Is it hopeless or is there any point trying to get officially diagnosed with NPD? tl;dr at the end
tl;dr at the end.
After spending a lot of time looking into my past and reading about narcissism and covert narcissism online, I (28M) think that I'm probably a covert/vulnerable narcissist. It's been about 2 months since then and I'm still in my first "aware" collapse. I've had narcissistic injuries before, but I didn't know what it was at the time. After the first month, I told my best friend that I'm a covert/vulnerable narcissist. Now I find it extremely draining talking to family and close friends that I want to avoid them but I don't. I've also become very paranoid and overthink everything they say or can't even think of anything to say when I'm with them because I can barely put my mask on. I think I'm in hard denial because I keep trying to see whether there could be another possibility and that I'm not actually a covert narcissist.

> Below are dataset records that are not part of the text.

# jinlong17/DA-Detect

Measured on AMD Instinct MI355X. Metric: train images/sec, DA-Faster-RCNN R-50 Cityscapes->Foggy, higher is better.
Workload: dtype f32

## Files before the change

da_detect_amd/_C.py:

```python
import contextlib
import os
import ctypes
import time

import torch

from . import _lib
from . import amax as _amax
from ._lib import ConvDesc

CL = torch.channels_last

NMS_TIE_RULE = 0

PROFILER = None
_KNAME_CACHE = {}


class KernelProfiler(object):

    def __init__(self, pool=0, only=None):
        self.only = only
        self._pool = []
        for _ in range(pool):
# ... 328 lines not shown

def _transpose_now(w, scale, wt):
    Cout, Cin, KH, KW = w.shape
    cout_pad = wt.shape[1]
    _lib.call("dadet_conv_weight_transpose_padded", _p(w), _p(scale), _p(wt), Cout, KH, KW, Cin, cout_pad, _stream())
    return wt


class _TransposeCache(object):

    def __init__(self):
        self.entries = {}
        self.epoch = 0
        self.batched_epoch = -1
        self.table = None
        self.ready = None
        self.enabled = True
        self._from_bump = False
        self._trained_only = False

    def bump(self, device=None, trained_only=False):
        self.epoch += 1
        self._trained_only = bool(trained_only)
        if self.enabled and device is not None and self.entries:
            self._from_bump = True
            try:
                self._refresh_all(device)
            finally:
                self._from_bump = False
        elif device is not None and _mode4():
            _amax.WEIGHTS.refresh(device, self.epoch, trained_only=self._trained_only)
        self._trained_only = False

    def _single(self, e, w, scale):
        _transpose_now(w, scale, e["wt"])
        _amax.WEIGHTS.invalidate(e["wt"])
        e["epoch"] = self.epoch
        if w.is_cuda:
            st = torch.cuda.current_stream(w.device)
            e["ev"] = (st, st.record_event())
        return e["wt"]

    def get(self, w, scale, cout_pad=0):
        Cout, Cin, KH, KW = w.shape
        key = (w.data_ptr(), Cout, Cin, KH, KW, scale.data_ptr() if scale is not None else 0, w.device.index, cout_pad)
        e = self.entries.get(key)
        if e is None:
            wt = torch.empty((Cin, max(Cout, cout_pad), KH, KW), dtype=torch.float32, device=w.device, memory_format=CL)
            wt._dadet_persistent = True
            e = self.entries[key] = dict(w=w, scale=scale, wt=wt, version=w._version, epoch=self.epoch, used=self.epoch,
                                         ev=None)
            self.table = None
            return self._single(e, w, scale)
        e["used"] = self.epoch
        if e["version"] != w._version:
            e["w"], e["version"] = w, w._version
            return self._single(e, w, scale)
        if e["epoch"] != self.epoch:
            if self.batched_epoch != self.epoch:
                self._refresh_all(w.device)
            if e["epoch"] != self.epoch:
                return self._single(e, w, scale)
        src = e["ev"] if e["ev"] is not None else self.ready
        if src is not None and w.is_cuda and torch.cuda.current_stream(w.device) != src[0]:
            torch.cuda.current_stream(w.device).wait_event(src[1])
        return e["wt"]
# ... 957 lines not shown
```

da_detect_amd/_lib.py:

```python
import ctypes
import os
from ctypes import POINTER, c_char_p, c_float, c_int, c_int64, c_size_t, c_uint64, c_void_p

_HERE = os.path.dirname(os.path.abspath(__file__))
LIB_PATH = os.environ.get("DADET_LIB") or os.path.join(_HERE, "libdadet_hip.so")
_lib = None
DEFAULT_GEMM_MODE = "4"
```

I don't know anymore. I feel like trying to get a diagnosis is another way of avoiding accountability or just a way for me to get something I want without the intent to heal. Another thing I'm scared about is that whoever does the assessment won't be able to tell. I've been seeing a psychotherapist but she doesn't think I'm a covert narcissist and I don't know anymore.
I'm just very exhausted, scared, and confused.
tl;dr: Self diagnosed covert/vulnerable narcissist, don't know if getting a diagnosis is to actually help me try to heal or just a way to avoid taking accountability and keep masking. Is it actually hopeless?